Between them lies Veltheris, the city of uneasy peace and secret coin. Technically neutral, it acts as an indirect trade hub between East and West — and a haven for those who deal in less… sanctioned materials. Its markets are unbound by law but governed by ancient codes of silence. One may find shadowfruit beside stolen relics, or a contract brokered in blood beside antique perfumes.
See [The Trade Roads of Saragossa] for a deeper exploration of economic arteries and illicit exchange.
Faith in Começus is not a unified chorus — it is a shivering mosaic of broken hymns and hushed heresies. What once was divine certainty has curdled into caution, silence, and guarded reverence.
In the West, the Dokar Empire permits faith but binds it tightly to civic function. Shrines to fallen gods still dot the avenues of Russadir, their altars repurposed or left to crumble. Official worship is directed toward state-sanctioned powers — deified ancestors, celestial ideals, and the mythic vision of Empire itself. Outside these bounds, underground cults proliferate, whispering forgotten names and lighting censers with contraband flame.

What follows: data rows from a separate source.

def qk_norm_rope(qkv, wq, wk, table, qk_out, B, L, H, hd, eps, q_scale=1.0):
    _f32(wq, wk, table)
    _lib.lib().od_qk_norm_rope(dt_code(qkv.dtype), _p(qkv), _ld(qkv), _p(wq), _p(wk), _p(table), _p(qk_out),
                               _ld(qk_out), B, L, H, hd, eps, q_scale, _stream(qkv))


def qk_norm_rope_bwd(qkv, wq, wk, table, dqk, dqkv, dwq, dwk, B, L, H, hd, eps, q_scale=1.0):
    _f32(wq, wk, table, dwq, dwk)
    _lib.lib().od_qk_norm_rope_bwd(dt_code(qkv.dtype), _p(qkv), _ld(qkv), _p(wq), _p(wk), _p(table), _p(dqk), _ld(dqk),
                                   _p(dqkv), _ld(dqkv), _p(dwq), _p(dwk), B, L, H, hd, eps, q_scale, _stream(qkv))


def flash_attn_fwd(q, k, v, o, lse, B, H, L, hd, scale, x3=False, q_prescaled=False):
    _f32(lse)
    assert q.dtype == k.dtype == v.dtype and (o.dtype == q.dtype or (q.dtype == torch.float16 and o.dtype == torch.bfloat16))
    _lib.lib().od_flash_attn_fwd(mm_code(q.dtype, x3), _p(q), _ld(q), _p(k), _ld(k), _p(v), _ld(v), _p(o), _ld(o), _p(lse),
                                 B, H, L, hd, scale, int(q_prescaled), _stream(q))


class AttnAux:

    def __init__(self):
        import ctypes
        self.handle = ctypes.c_void_p()
        _lib.lib().od_attn_aux_create(ctypes.byref(self.handle))

    def close(self):
        if self.handle:
            _lib.lib().od_attn_aux_destroy(self.handle)
            self.handle = None

    def __del__(self):
        try:
            self.close()
        except Exception:
            pass


def flash_attn_fwd_varlen(q, k, v, o, lse, lens, B, H, L, hd, scale, x3=False, q_prescaled=False):
    _f32(lse)
    _i32(lens)
    assert q.dtype == k.dtype == v.dtype and (o.dtype == q.dtype or (q.dtype == torch.float16 and o.dtype == torch.bfloat16))
    _lib.lib().od_flash_attn_fwd_varlen(mm_code(q.dtype, x3), _p(q), _ld(q), _p(k), _ld(k), _p(v), _ld(v), _p(o), _ld(o), _p(lse),
                                        _p(lens), B, H, L, hd, scale, int(q_prescaled), _stream(q))


def flash_attn_bwd(q, k, v, o, do, lse, delta, dq, dk, dv, B, H, L, hd, scale, q_prescaled=False, aux=None):
    _f32(lse, delta)
    _lib.lib().od_flash_attn_bwd_aux(dt_code(q.dtype), _p(q), _ld(q), _p(k), _ld(k), _p(v), _ld(v), _p(o), _ld(o), _p(do),
                                     _ld(do), _p(lse), _p(delta), _p(dq), _ld(dq), _p(dk), _ld(dk), _p(dv), _ld(dv),
                                     B, H, L, hd, scale, int(q_prescaled), aux.handle if aux is not None else None, _stream(q))


def flash_attn_bwd_varlen(q, k, v, o, do, lse, delta, dq, dk, dv, lens, B, H, L, hd, scale, q_prescaled=False, aux=None):
    _f32(lse, delta)
    _i32(lens)
    _lib.lib().od_flash_attn_bwd_varlen(dt_code(q.dtype), _p(q), _ld(q), _p(k), _ld(k), _p(v), _ld(v), _p(o), _ld(o), _p(do),
                                        _ld(do), _p(lse), _p(delta), _p(dq), _ld(dq), _p(dk), _ld(dk), _p(dv), _ld(dv), _p(lens),
                                        B, H, L, hd, scale, int(q_prescaled), aux.handle if aux is not None else None, _stream(q))


class FusedAttnBwdWorkspace:

    def __init__(self, B, H, L, device, dtype=torch.bfloat16):
        import ctypes
        total, zero = ctypes.c_long(), ctypes.c_long()
        _lib.lib().od_flash_attn_bwd_fused_ws_bytes(dt_code(dtype), B, H, L, ctypes.byref(total), ctypes.byref(zero))
        self.shape = (B, H, L)
        self.dtype = dtype
        self.bytes = total.value
        assert zero.value <= self.bytes
        self.zero_bytes = zero.value
        self.buf = torch.empty(self.bytes, dtype=torch.uint8, device=device)
        self.reset()

    def reset(self):
        self.buf[:self.zero_bytes].zero_()

    def err_ptr(self) -> int:
        return self.buf.data_ptr() + int(_lib.lib().cdll.od_flash_attn_bwd_fused_err_offset())

    def err_view(self) -> torch.Tensor:
        off = int(_lib.lib().cdll.od_flash_attn_bwd_fused_err_offset())
        return self.buf[off:off + 4].view(torch.int32)

    def status(self) -> int:
        import ctypes
        err = ctypes.c_int(-1)
        _lib.lib().od_flash_attn_bwd_fused_status(_p(self.buf), ctypes.byref(err), _stream(self.buf))
        return err.value


def flash_attn_bwd_fused(q, k, v, o, do, lse, dq, dk, dv, B, H, L, hd, scale, ws: FusedAttnBwdWorkspace, q_prescaled=False):
    _f32(lse)
    assert ws.shape == (B, H, L), (ws.shape, (B, H, L))
    assert q.dtype == k.dtype == v.dtype and o.dtype == do.dtype == dq.dtype == dk.dtype == dv.dtype == torch.bfloat16
    assert q.dtype == torch.bfloat16 or (q.dtype == torch.float16 and ws.dtype == torch.float16)
    _lib.lib().od_flash_attn_bwd_fused(dt_code(q.dtype), _p(q), _ld(q), _p(k), _ld(k), _p(v), _ld(v), _p(o), _ld(o), _p(do), _ld(do),
                                       _p(lse), _p(dq), _ld(dq), _p(dk), _ld(dk), _p(dv), _ld(dv), B, H, L, hd, scale, int(q_prescaled),
                                       _p(ws.buf), ws.bytes, _stream(q))


def dwconv(x, w, bias, y, B, L, ksize):
    C = x.shape[1]
    _f32(w, bias)
    _lib.lib().od_dwconv(dt_code(x.dtype), _p(x), _ld(x), _p(w), _p(bias), _p(y), _ld(y), B, L, C, ksize, _stream(x))


def dwconv_varlen(x, w, bias, y, lens, B, L, ksize):
    C = x.shape[1]
    _f32(w, bias)
    _i32(lens)
    _lib.lib().od_dwconv_varlen(dt_code(x.dtype), _p(x), _ld(x), _p(w), _p(bias), _p(y), _ld(y), _p(lens), B, L, C, ksize, _stream(x))


def dwconv_bwd(x, w, dy, dx, dw, db, B, L, ksize):
    C = x.shape[1]
    _f32(w, dw, db)
    _lib.lib().od_dwconv_bwd(dt_code(x.dtype), _p(x), _ld(x), _p(w), _p(dy), _ld(dy), _p(dx), _ld(dx), _p(dw), _p(db),
                             B, L, C, ksize, _stream(x))


def dwconv_bwd_varlen(x, w, dy, dx, dw, db, lens, B, L, ksize):
    C = x.shape[1]
    _f32(w, dw, db)
    _i32(lens)
    _lib.lib().od_dwconv_bwd_varlen(dt_code(x.dtype), _p(x), _ld(x), _p(w), _p(dy), _ld(dy), _p(dx), _ld(dx), _p(dw), _p(db),
                                    _p(lens), B, L, C, ksize, _stream(x))


def scale_channels(x, scale, B, L):
    _f32(scale)
    assert scale.shape == (B, x.shape[1]) and scale.is_contiguous()
    _lib.lib().od_scale_channels(dt_code(x.dtype), _p(x), _ld(x), _p(scale), B, L, x.shape[1], _stream(x))


def swiglu_rmsnorm(vg, hh, inv_rms, Hf, Hp, eps=1e-6):
    _f32(inv_rms)
    _lib.lib().od_swiglu_rmsnorm(dt_code(vg.dtype), _p(vg), _ld(vg), _p(hh), _ld(hh), _p(inv_rms), vg.shape[0], Hf, Hp,
                                 eps, _stream(vg))


def swiglu_rmsnorm_bwd(vg, inv_rms, dhh, dvg, Hf, Hp):
    _f32(inv_rms)
    _lib.lib().od_swiglu_rmsnorm_bwd(dt_code(vg.dtype), _p(vg), _ld(vg), _p(inv_rms), _p(dhh), _ld(dhh), _p(dvg),
                                     _ld(dvg), vg.shape[0], Hf, Hp, _stream(vg))


def final_norm_proj_out(x, W, bias, v, inv_rms, B, L, eps=1e-6):
    C = x.shape[1]
    E = W.shape[0]
    _f32(W, bias, v, inv_rms)
    _lib.lib().od_final_norm_proj_out(dt_code(x.dtype), _p(x), _ld(x), _p(W), _p(bias), _p(v), _p(inv_rms), B, L, C, E,
                                      eps, _stream(x))


def final_norm_proj_out_bwd(x, inv_rms, W, dv, dx, dW, db, B, L):
    C = x.shape[1]
    E = W.shape[0]
    _f32(W, dv, inv_rms, dW, db)
    _lib.lib().od_final_norm_proj_out_bwd(dt_code(x.dtype), _p(x), _ld(x), _p(inv_rms), _p(W), _p(dv), _p(dx), _ld(dx),
                                          _p(dW), _p(db), B, L, C, E, _stream(x))


def uhead_fwd(xt, w, fsum, U):
    B, E, L = xt.shape
    _f32(xt, fsum, *w)
    _lib.lib().od_uhead_fwd(_p(xt), *[_p(t) for t in w], _p(fsum), B, E, L, U, _stream(xt))


def uhead_fwd_varlen(xt, w, fsum, lens, U):
    B, E, L = xt.shape
    _f32(xt, fsum, *w)
    _i32(lens)
    _lib.lib().od_uhead_fwd_varlen(_p(xt), *[_p(t) for t in w], _p(fsum), _p(lens), B, E, L, U, _stream(xt))


def uhead_bwd(xt, w, dfm, g, U):
    B, E, L = xt.shape
    _f32(xt, dfm, *w, *g)
    _lib.lib().od_uhead_bwd(_p(xt), *[_p(t) for t in w], _p(dfm), *[_p(t) for t in g], B, E, L, U, _stream(xt))


def uhead_bwd_varlen(xt, w, dfm, g, lens, U):
    B, E, L = xt.shape
    _f32(xt, dfm, *w, *g)
    _i32(lens)
    _lib.lib().od_uhead_bwd_varlen(_p(xt), *[_p(t) for t in w], _p(dfm), *[_p(t) for t in g], _p(lens), B, E, L, U, _stream(xt))


def uhead_tail(fsum, mod, w_out, b_out, u, L, u_scale):
    B, U = fsum.shape
    _f32(fsum, mod, w_out, b_out, u)
    _lib.lib().od_uhead_tail(_p(fsum), _p(mod), _p(w_out), _p(b_out), _p(u), B, U, L, u_scale, _stream(fsum))


def uhead_tail_varlen(fsum, mod, w_out, b_out, u, lens, L, u_scale):
    B, U = fsum.shape
    _f32(fsum, mod, w_out, b_out, u)
    _i32(lens)
    _lib.lib().od_uhead_tail_varlen(_p(fsum), _p(mod), _p(w_out), _p(b_out), _p(u), _p(lens), B, U, L, u_scale, _stream(fsum))


def uhead_tail_bwd(fsum, mod, w_out, b_out, du, dfm, dmod, dw_out, db_out, L, u_scale):
    B, U = fsum.shape
    _f32(fsum, mod, w_out, b_out, du, dfm, dmod, dw_out, db_out)
    _lib.lib().od_uhead_tail_bwd(_p(fsum), _p(mod), _p(w_out), _p(b_out), _p(du), _p(dfm), _p(dmod), _p(dw_out),
                                 _p(db_out), B, U, L, u_scale, _stream(fsum))


def uhead_tail_bwd_varlen(fsum, mod, w_out, b_out, du, dfm, dmod, dw_out, db_out, lens, L, u_scale):
    B, U = fsum.shape
    _f32(fsum, mod, w_out, b_out, du, dfm, dmod, dw_out, db_out)
    _i32(lens)
    _lib.lib().od_uhead_tail_bwd_varlen(_p(fsum), _p(mod), _p(w_out), _p(b_out), _p(du), _p(dfm), _p(dmod), _p(dw_out),
                                        _p(db_out), _p(lens), B, U, L, u_scale, _stream(fsum))


def make_xt(x0, x1, t, xt, dsq):
    B, E, L = x0.shape
    _f32(x0, x1, t, xt, dsq)
    _lib.lib().od_make_xt(_p(x0), _p(x1), _p(t), _p(xt), _p(dsq), B, E, L, _stream(x0))


def make_xt_varlen(x0, x1, t, xt, dsq, lens):
    B, E, L = x0.shape
    _f32(x0, x1, t, xt, dsq)
    _i32(lens)
    _lib.lib().od_make_xt_varlen(_p(x0), _p(x1), _p(t), _p(xt), _p(dsq), _p(lens), B, E, L, _stream(x0))


def loss_grad(xt, x1, u, v, dsq, dv, sums, c0, osl_w, del_w):
    B, E, L = xt.shape
    _f32(xt, x1, u, v, dsq, dv, sums)
    _lib.lib().od_loss_grad(_p(xt), _p(x1), _p(u), _p(v), _p(dsq), _p(dv), _p(sums), B, E, L, c0, osl_w, del_w, _stream(xt))


def loss_grad_varlen(xt, x1, u, v, dsq, dv, sums, lens, c0, osl_w, del_w):
    B, E, L = xt.shape
    _f32(xt, x1, u, v, dsq, dv, sums)
    _i32(lens)
    _lib.lib().od_loss_grad_varlen(_p(xt), _p(x1), _p(u), _p(v), _p(dsq), _p(dv), _p(sums), _p(lens), B, E, L, c0, osl_w, del_w,
                                   _stream(xt))


def loss_finalize(sums, dsq, u, out, du, c0, osl_w, del_w):
    B = u.shape[0]
    _f32(sums, dsq, u, out, du)
    _lib.lib().od_loss_finalize(_p(sums), _p(dsq), _p(u), _p(out), _p(du), B, c0, osl_w, del_w, _stream(u))


def sampler_step(x, u, v, eta):
    B, E, L = x.shape
    _f32(x, u, v, eta)
    _lib.lib().od_sampler_step(_p(x), _p(u), _p(v), _p(eta), B, E, L, _stream(x))


def sampler_eta(u, eta, c0, num_steps):
    _f32(u, eta)
    _lib.lib().od_sampler_eta(_p(u), _p(eta), u.shape[0], c0, num_steps, _stream(u))


def sampler_eta_groups(u, offs, eta, c0, num_steps):
    _f32(u, eta)
    _i32(offs)
    G = offs.shape[0] - 1
    assert eta.numel() >= 2 * G
    _lib.lib().od_sampler_eta_groups(_p(u), _p(offs), _p(eta), G, c0, num_steps, _stream(u))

In the East, the Dranunait Dynasty views faith as a dialogue between soul and soil. The Spirit Bark Tree — Dranunait — is not worshipped as deity, but as interpreter. Its roots stretch not just through the forest but through memory, dream, and fate. Rituals are not supplications but synchronizations. Those who speak too loudly of gods here often find the forest does not echo back.
And through all of Começus, scars of the Celestial Cataclysm still twitch beneath temple stones. Holy sites lie buried in silt or swallowed by ivy. Some say the gods are dead. Others say they sleep. A few — mad, devout, or desperate — claim they speak again.
Pilgrims still travel, but rarely for answers. Most simply want to be remembered.
Despite the mountains that divide them — or perhaps because of them — the peoples of Começus share more than they admit. Festivals held on opposing sides of the Bradbourghs often echo the same celestial myths, albeit sung in different tongues and beneath different constellations.
Food and folklore bleed across the faultlines. In Russadir, spice-merchants offer fermented root-ale derived from Dranunait flora, while in Emhaserin, street-priests carve protective charms based on symbols once banned in the West. Traveling troupes, both sanctioned and secret, carry plays from empire to dynasty — retelling stories of gods, betrayals, and beasts with faces blurred just enough to avoid war.
And yet, at the border towns like Veltheris, where every breath may be watched and every silence interpreted, culture becomes a mask. The shared tongue is thick with euphemism. The shared coin bears no sovereign’s face. It is a place where music is written in minor keys, and one misplaced proverb can brand a house a heresy.
Here, memory is merchandise — and forgetting is a currency of its own.
Era of Silence and Splinters (c. 0 – 2000 A.C.)*
Age of Ashen Crowns (c. 1800 – 2450 A.C.)*
Age of Long Forgotten Warnings (c. 2450 A.C. – Present)*
“The stars forget, the trees forget, even the mountains forget. But the land… the land remembers what we choose to bury.”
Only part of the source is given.